Этот роман, как он совершенно справедливо замечал, можно наделить какой угодно идеей, потому что в самом романе столь неудобной вещи, как идея, не содержится.
Понятно, что, считая себя в некотором смысле божеством, он относился довольно бесстрастно и непредвзято ко всему, кроме, пожалуй, буржуазии с ее докучной моралью и закоснелыми традициями. У него была только одна слабость: он старался подавить в себе все признаки темперамента, потому что темперамент художника должен определяться полным отсутствием такового. Художник должен быть бесстрастным, он, по его словам, должен всего лишь воспринимать и передавать прекрасные образы, реющие в воздухе.
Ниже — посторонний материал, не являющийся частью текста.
__global__ void __launch_bounds__(kScanBlock) compact_scatter(const int32_t *__restrict__ counts,
                                                              const int4 *__restrict__ slots, long long N, int cap,
                                                              const unsigned long long *__restrict__ block_sums,
                                                              long long *__restrict__ offsets, int4 *__restrict__ out,
                                                              long long out_cap_rows)
{
    __shared__ unsigned long long wave_total[kScanBlock / kWave];
    const int lane = threadIdx.x & (kWave - 1), wave = threadIdx.x >> 6;
    const long long i = (long long)blockIdx.x * kScanBlock + threadIdx.x;
    unsigned long long v = 0;
    if (i < N) { const int c = counts[i]; v = (unsigned long long)(c < 0 ? 0 : (c < cap ? c : cap)); }
    const unsigned long long inc = wave_inclusive_scan64(v, lane);
    if (lane == kWave - 1) wave_total[wave] = inc;
    __syncthreads();
    unsigned long long base = block_sums[blockIdx.x] + inc - v;
    for (int w = 0; w < wave; w++) base += wave_total[w];
    if (i < N) {
        offsets[i] = (long long)base;
        if (i == N - 1) offsets[N] = (long long)(base + v);
        if (out) {
            const long long room = out_cap_rows - (long long)base;
            const unsigned int fit = room <= 0 ? 0u : (room < (long long)v ? (unsigned int)room : (unsigned int)v);
            for (unsigned int t = 0; t < fit; t++) out[base + t] = slots[i * (long long)cap + t];
        }
    }
}

std::mutex g_err_mu;
std::string g_err;

#define HIP_TRY(expr)                                                         \
    do {                                                                      \
        hipError_t e_ = (expr);                                               \
        if (e_ != hipSuccess) { set_hip_error(#expr, (int)e_); return GENIE_E_HIP; } \
    } while (0)

#define LAUNCH(kernel, grid, block, lds, stream, ...)                         \
    do {                                                                      \
        hipLaunchKernelGGL(kernel, grid, block, lds, stream, __VA_ARGS__);    \
        HIP_TRY(hipGetLastError());                                           \
    } while (0)

inline long long table_bytes(const genie_index *ix)
{
    return (long long)((ix->dev.flags & kFlagCompactTable) ? sizeof(MatchRec16) : sizeof(MatchRec)) * ix->dev.mtab_entries;
}

struct Geometry {
    int grid, block, lds;
    int grp;
    int wps;
    int wide;
    int max_len;
    int fwd_stride;
    int fwd_lds;
    int qp_recs;
    int qp_stride;
    int kj_row;
};

inline void shape_for(int max_len, Geometry *g)
{
    g->max_len = max_len;
    g->wide = max_len > 255;
    g->qp_recs = g->wide ? (max_len + 31) / 32 : ((max_len + 8 + 31) / 32 + 1 + 1) / 2;
    g->fwd_stride = g->wide ? ((max_len * 2) + 15) & ~15 : std::max(16, (max_len + 15) & ~15);
    int dw = std::max(1, (max_len + 3) / 4);
    if ((dw & 1) == 0) dw++;
    g->fwd_lds = dw * 4;
    g->kj_row = (std::max(max_len, 1) + 1 + 7) & ~7;
    g->qp_stride = g->wide ? g->qp_recs : g->qp_recs + kPairHeadWords * 8 / 16;
}
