static int bwd_impl(const RiglConvDesc* d, const rigl_bf16* x, const rigl_bf16* dy, const rigl_bf16* w_hwio,
                    const rigl_bf16* addend, float* dw, rigl_bf16* dx, void* workspace, size_t workspace_bytes,
                    const RiglBnReduceFuse* bn, rigl_stream_t stream, AddendSub sub, const RiglConvDesc* dg,
                    const uint8_t* addend_bits, int epi) {
  using namespace rigl;
  using namespace rigl::k1;
  static const bool fuse = [] { const char* e = getenv("RIGL_BWD_FUSED"); return e ? atoi(e) != 0 : true; }();
  const RiglConvDesc* dd = dg ? dg : d;
  int rc = check_desc(d, "rigl_masked_conv2d_bwd");
  if (rc) return rc;
  hipStream_t st = as_stream(stream);
  prof_set_tag(d);
  const bool subadd = addend_is_sub(addend, sub);
  if (subadd && bn) return fail(RIGL_EUNSUPPORTED, "rigl_masked_conv2d_bwd: a subsampled addend and the batch-norm reductions do not combine");
  if (subadd && !dx) return fail(RIGL_EINVAL, "rigl_masked_conv2d_bwd: an addend without dX");
  const bool both = dx && x && dy && w_hwio && dw;
  const bool whole = both && !subadd && !dg;
  const size_t need = rigl_conv2d_workspace_bytes(d, 2);
  bool dgrad_pp = false;
  if (dx && (d->cin % 8) == 0 && (d->cout % 8) == 0 && !bn && !subadd && !dg) {
    const IgemmArgs ap = dgrad_args(d, dy, w_hwio, addend, dx);
    dgrad_pp = plan_pp<1>(ap).variant != 0;
  }
  if (whole && !bn && bwd1x1_kind(d) && bwd1x1_ready(d)) {
    if (need && (!workspace || workspace_bytes < need))
      return fail(RIGL_EWORKSPACE, "rigl_masked_conv2d_bwd: workspace %zu < %zu", workspace_bytes, need);
    ProfFamily prof(PROF_CONV_BWD);
    if (launch_bwd1x1(d, x, dy, w_hwio, addend, dx, static_cast<float*>(workspace), st)) {
      const int64_t n_out = (int64_t)d->cin * d->cout;
      ReduceArgs ra = {static_cast<const float*>(workspace), dw, n_out, n_out, bwd1x1_splits()};
      launch_wgrad_reduce(ra, st);
      RIGL_CHECK_LAUNCH("rigl_masked_conv2d_bwd");
      return RIGL_OK;
    }
  }
  {
    BsPlan bp;
    if (both && !dg && !bn && bs_use(d, &bp)) {
      if (need && (!workspace || workspace_bytes < need))
        return fail(RIGL_EWORKSPACE, "rigl_masked_conv2d_bwd: workspace %zu < %zu", workspace_bytes, need);
      ProfFamily prof(PROF_CONV_BWD);
      launch_bs(d, bp, x, dy, w_hwio, addend, dx, static_cast<float*>(workspace), st, sub.sh, sub.sw, addend_bits);
      const int64_t n_out = (int64_t)d->cin * d->cout;
      ReduceArgs ra = {static_cast<const float*>(workspace), dw, n_out, n_out, bp.G};
      launch_wgrad_reduce(ra, st);
      RIGL_CHECK_LAUNCH("rigl_masked_conv2d_bwd");
      return RIGL_OK;
    }
  }
  if (addend_bits) return fail(RIGL_EUNSUPPORTED, "rigl_masked_conv2d_bwd_masked: this layer's kernels take no masked addend (ask rigl_conv2d_bwd_takes_masked_addend)");
  {
    RsPlan rp;
    if (whole && !bn && rs_use<1>(d, &rp)) {
      ProfFamily prof(PROF_CONV_BWD);
      rc = rigl_masked_conv2d_wgrad(d, x, dy, dw, workspace, workspace_bytes, stream);
      if (rc) return rc;
      prof_current_kind() = PROF_CONV_BWD;
      launch_rs<1>(d, rp, dy, w_hwio, addend, dx, nullptr, st);
      RIGL_CHECK_LAUNCH("rigl_masked_conv2d_bwd");
      return RIGL_OK;
    }
  }
  if (whole && !bn && c3x3_use(d)) {
    if (need && (!workspace || workspace_bytes < need))
      return fail(RIGL_EWORKSPACE, "rigl_masked_conv2d_bwd: workspace %zu < %zu", workspace_bytes, need);
    ProfFamily prof(PROF_CONV_BWD);
    float* slabs = static_cast<float*>(workspace);
    launch_c3x3_wgrad(d, x, dy, slabs, st);
    ReduceArgs ra = {slabs, dw, (int64_t)9 * 64 * 64, (int64_t)9 * 64 * 64, c3x3_wgrad_geom(d).grid};
    launch_wgrad_reduce(ra, st);
    launch_c3x3<true>(d, dy, w_hwio, addend, dx, nullptr, st);
    RIGL_CHECK_LAUNCH("rigl_masked_conv2d_bwd");
    return RIGL_OK;
  }
  if (RIGL_TUNE("pp_bwd", -1) != 0 && both && !subadd && !bn && !tiny_cin(d) && !small_cin(d) && pp_wgrad_legal(d)) {
    IgemmArgs ad = dgrad_args(dd, dy, w_hwio, addend, dx);
    const int dvar = RIGL_TUNE("pp_dgrad", -1) >= 0 ? PP_NONE : pp_bwd_dgrad_variant(ad);
    if (dvar != PP_NONE && pp_legal<1>(ad, dvar)) {
      int bm, bn2;
      pp_dims(dvar, bm, bn2);
      const bool strided = pp_strided(ad);
      const int tiles_m = strided ? pp_fill_classes(ad, bm) : (ad.M + bm - 1) / bm;
      const unsigned nd = (unsigned)(tiles_m * (ad.N / bn2));
      const int kt_d = (int)((int64_t)dd->kh * dd->kw * (dd->cout / 64) * bm * bn2 / (256 * 256) / (dd->stride_h * dd->stride_w));
      const PPBwdPlan pw = plan_wgrad_pp(d, nd, kt_d);
      if (need && (!workspace || workspace_bytes < need))
        return fail(RIGL_EWORKSPACE, "rigl_masked_conv2d_bwd: workspace %zu < %zu", workspace_bytes, need);
      ProfFamily prof(PROF_CONV_BWD);
      const WgradArgs aw = pp_wgrad_args(d, x, dy, pw, dw, workspace);
      ad.fd_rw = make_fastdiv(ad.RW); ad.fd_rh = make_fastdiv(ad.RH);
      ad.tiles_n = ad.N / bn2;
      if (epi == EPI_RELU ? pp_bwd_launch<EPI_RELU>(dvar, strided, ad, aw, pw, st) : pp_bwd_launch(dvar, strided, ad, aw, pw, st)) {
        if (pw.splits > 1) {
          ReduceArgs ra = {static_cast<const float*>(workspace), dw, pw.slab, pw.slab, pw.splits};
          launch_wgrad_reduce(ra, st);
        }
        RIGL_CHECK_LAUNCH("rigl_masked_conv2d_bwd");
        return RIGL_OK;
      }
    }
  }
  if (fuse && !dgrad_pp && both && !tiny_cin(d) && !small_cin(d) && (d->cin % 8) == 0 && (d->cout % 8) == 0) {
    IgemmArgs ad = dgrad_args(dd, dy, w_hwio, addend, dx);
    if (subadd) set_addend_sub(ad, dd, sub);
    rc = attach_bn(ad, d, bn);
    if (rc) return rc;
    const IgemmPlan pd = plan_igemm<1>(ad);
    WgradArgs aw = {};
    aw.interleave = RIGL_TUNE("wgrad_il", 1);
    aw.DY = dy; aw.M = d->n * d->ho * d->wo; aw.Cout = d->cout;
    aw.dy_bytes = (uint32_t)((size_t)aw.M * d->cout * 2);
    aw.X = x; aw.Cin = d->cin; aw.x_pix_stride = d->cin; aw.KH = d->kh; aw.KW = d->kw; aw.H = d->h; aw.W = d->w;
    aw.Ho = d->ho; aw.Wo = d->wo; aw.sh = d->stride_h; aw.sw = d->stride_w; aw.ph = d->pad_top; aw.pw = d->pad_left;
    aw.x_bytes = (uint32_t)((size_t)d->n * d->h * d->w * d->cin * 2);
    const WgradPlan p = plan_wgrad(aw.M, aw.Cin, aw.Cout, aw.KH * aw.KW, true);
    if (pd.dma) {
      if (need && (!workspace || workspace_bytes < need))
        return fail(RIGL_EWORKSPACE, "rigl_masked_conv2d_bwd: workspace %zu < %zu", workspace_bytes, need);
      ProfFamily prof(PROF_CONV_BWD);
      aw.tiles_ci = p.tiles_ci; aw.tiles_co = p.tiles_co; aw.splits = p.splits; aw.slab_elems = p.slab;
      const bool two_pass = p.splits > 1;
      aw.OUT = two_pass ? static_cast<float*>(workspace) : dw;
      const unsigned nd = pd.grid, nw = (unsigned)((int64_t)p.tiles_ci * p.tiles_co * aw.KH * aw.KW * p.splits);
      const dim3 grid(nd + nw), blk(THREADS);
#define RIGL_FUSED(KB, TND, CLSD)                                                                                      \
      {                                                                                                                \
        if (p.tm == 2 && p.tn == 2) RIGL_K_LAUNCH((KB<TND, CLSD, 2, 2, 3>), grid, blk, 0, st, ad, aw, nd, nw);          \
        else if (p.tm == 2) RIGL_K_LAUNCH((KB<TND, CLSD, 2, 1, 4>), grid, blk, 0, st, ad, aw, nd, nw);                   \
        else if (p.tn == 2) RIGL_K_LAUNCH((KB<TND, CLSD, 1, 2, 4>), grid, blk, 0, st, ad, aw, nd, nw);                   \
        else RIGL_K_LAUNCH((KB<TND, CLSD, 1, 1, 4>), grid, blk, 0, st, ad, aw, nd, nw);                                  \
      }
      if (epi == EPI_RELU) {
        if (pd.wide_n) { if (pd.cls) RIGL_FUSED(k_bwd_fused_relu, 2, true) else RIGL_FUSED(k_bwd_fused_relu, 2, false) }
        else { if (pd.cls) RIGL_FUSED(k_bwd_fused_relu, 1, true) else RIGL_FUSED(k_bwd_fused_relu, 1, false) }
      } else {
        if (pd.wide_n) { if (pd.cls) RIGL_FUSED(k_bwd_fused, 2, true) else RIGL_FUSED(k_bwd_fused, 2, false) }
        else { if (pd.cls) RIGL_FUSED(k_bwd_fused, 1, true) else RIGL_FUSED(k_bwd_fused, 1, false) }
      }
#undef RIGL_FUSED
      if (two_pass) {
        const int64_t n_out = (int64_t)d->kh * d->kw * d->cin * d->cout;
        ReduceArgs ra = {static_cast<const float*>(workspace), dw, n_out, p.slab, p.splits};
        launch_wgrad_reduce(ra, st);
      }
      RIGL_CHECK_LAUNCH("rigl_masked_conv2d_bwd");
      return RIGL_OK;
    }
  }
  rc = rigl_masked_conv2d_wgrad(d, x, dy, dw, workspace, workspace_bytes, stream);
  if (rc || !dx) return rc;
  return dgrad_impl(dd, dy, w_hwio, addend, dx, bn, stream, sub, epi);
}

int32_t rigl_conv2d_bwd_takes_relu_epilogue(const RiglConvDesc* d) {
  using namespace rigl;
  using namespace rigl::k1;
  if (!d || check_desc(d, "rigl_conv2d_bwd_takes_relu_epilogue")) return 0;
  return relu_dgrad_fusable(d) ? 1 : 0;
}

int rigl_masked_conv2d_bwd_relu(const RiglConvDesc* d, const rigl_bf16* x, const rigl_bf16* dy, const rigl_bf16* w_hwio,
                                float* dw, rigl_bf16* dx, void* workspace, size_t workspace_bytes, rigl_stream_t stream) {
  using namespace rigl;
  using namespace rigl::k1;
  int rc = check_desc(d, "rigl_masked_conv2d_bwd_relu");
  if (rc) return rc;
  if (!x || !dy || !w_hwio || !dw || !dx) return fail(RIGL_EINVAL, "rigl_masked_conv2d_bwd_relu: NULL tensor");
  if ((d->cin % 8) || (d->cout % 8)) return fail(RIGL_EUNSUPPORTED, "rigl_masked_conv2d_bwd_relu: cin/cout %% 8 != 0");
  if (relu_dgrad_fusable(d))
    return bwd_impl(d, x, dy, w_hwio, x, dw, dx, workspace, workspace_bytes, nullptr, stream, AddendSub{1, 1}, nullptr, nullptr, EPI_RELU);
  rc = bwd_impl(d, x, dy, w_hwio, nullptr, dw, dx, workspace, workspace_bytes, nullptr, stream);
  if (rc) return rc;
  return relu_bwd_launch((int64_t)d->n * d->h * d->w * d->cin, dx, x, dx, as_stream(stream));
}

int rigl_masked_conv2d_bwd(const RiglConvDesc* d, const rigl_bf16* x, const rigl_bf16* dy, const rigl_bf16* w_hwio,
                           const rigl_bf16* addend, float* dw, rigl_bf16* dx, void* workspace, size_t workspace_bytes,
                           rigl_stream_t stream) {
  return bwd_impl(d, x, dy, w_hwio, addend, dw, dx, workspace, workspace_bytes, nullptr, stream);
}

int32_t rigl_conv2d_bwd_takes_masked_addend(const RiglConvDesc* d) {
  using namespace rigl;
  using namespace rigl::k1;
  if (!d || check_desc(d, "rigl_conv2d_bwd_takes_masked_addend")) return 0;
  return bs_use(d) ? 1 : 0;
}
int rigl_masked_conv2d_bwd_masked(const RiglConvDesc* d, const rigl_bf16* x, const rigl_bf16* dy, const rigl_bf16* w_hwio,
                                  const rigl_bf16* addend, const uint8_t* addend_bits, float* dw, rigl_bf16* dx,
                                  void* workspace, size_t workspace_bytes, rigl_stream_t stream) {
  if (!addend || !addend_bits || !dx) return rigl::fail(RIGL_EINVAL, "rigl_masked_conv2d_bwd_masked: addend, addend_bits and dx are required");
  return bwd_impl(d, x, dy, w_hwio, addend, dw, dx, workspace, workspace_bytes, nullptr, stream, AddendSub{1, 1}, nullptr, addend_bits);
}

Воспринять и запечатлеть, постичь и воплотить в форму - вот элементы, из которых состоит творчество! И он очень гордился этим открытием. Он не пренебрегал эмоциями, но полностью владел ими и умел освобождаться от них, чтобы тем полнее передать их и воплотить в чисто художественных образах. Стоило ему заметить, что он волнуется, что кровь бросилась ему в голову, как он брал себя в руки и начинал прослеживать в воздухе линии - занятие, в котором он всегда преуспевал.
Он был глубоко убежден, что изображение чайника, поющего на крюке в камине, может быть таким же великим произведением искусства, как "Вакх и Ариадна". Нужно только передать этот образ в прекрасных линиях и красках. А что же, заметим в скобках, может быть естественнее воплощено в прекрасных переплетающихся в воздухе линиях, как не струя пара, вырывающаяся из носика чайника. К тому же такой сюжет исключает какой бы то ни было эмоциональный подход, и художник избавлен от постоянно грозящего ему искушения. Черный, поющий, прекрасный - чайник может быть передан на полотне с некой бессмертной легкостью. Все лицемерные разговоры о том, что "чем глубже и одухотвореннее сам художник, тем глубже и значительнее его тема, и тем большего совершенства он достигает", казались ему чудовищным вздором. Личность художника вообще к делу не относится, художник не должен привносить ее в свое творчество, а раз так, то чем проще сюжет, тем меньше соблазн внести что-то от себя, нарушая тем самым основной закон искусства бесстрастность. Апельсин на блюде - вот, пожалуй, наилучший сюжет, если только случайно вы не питаете отвращения к апельсинам.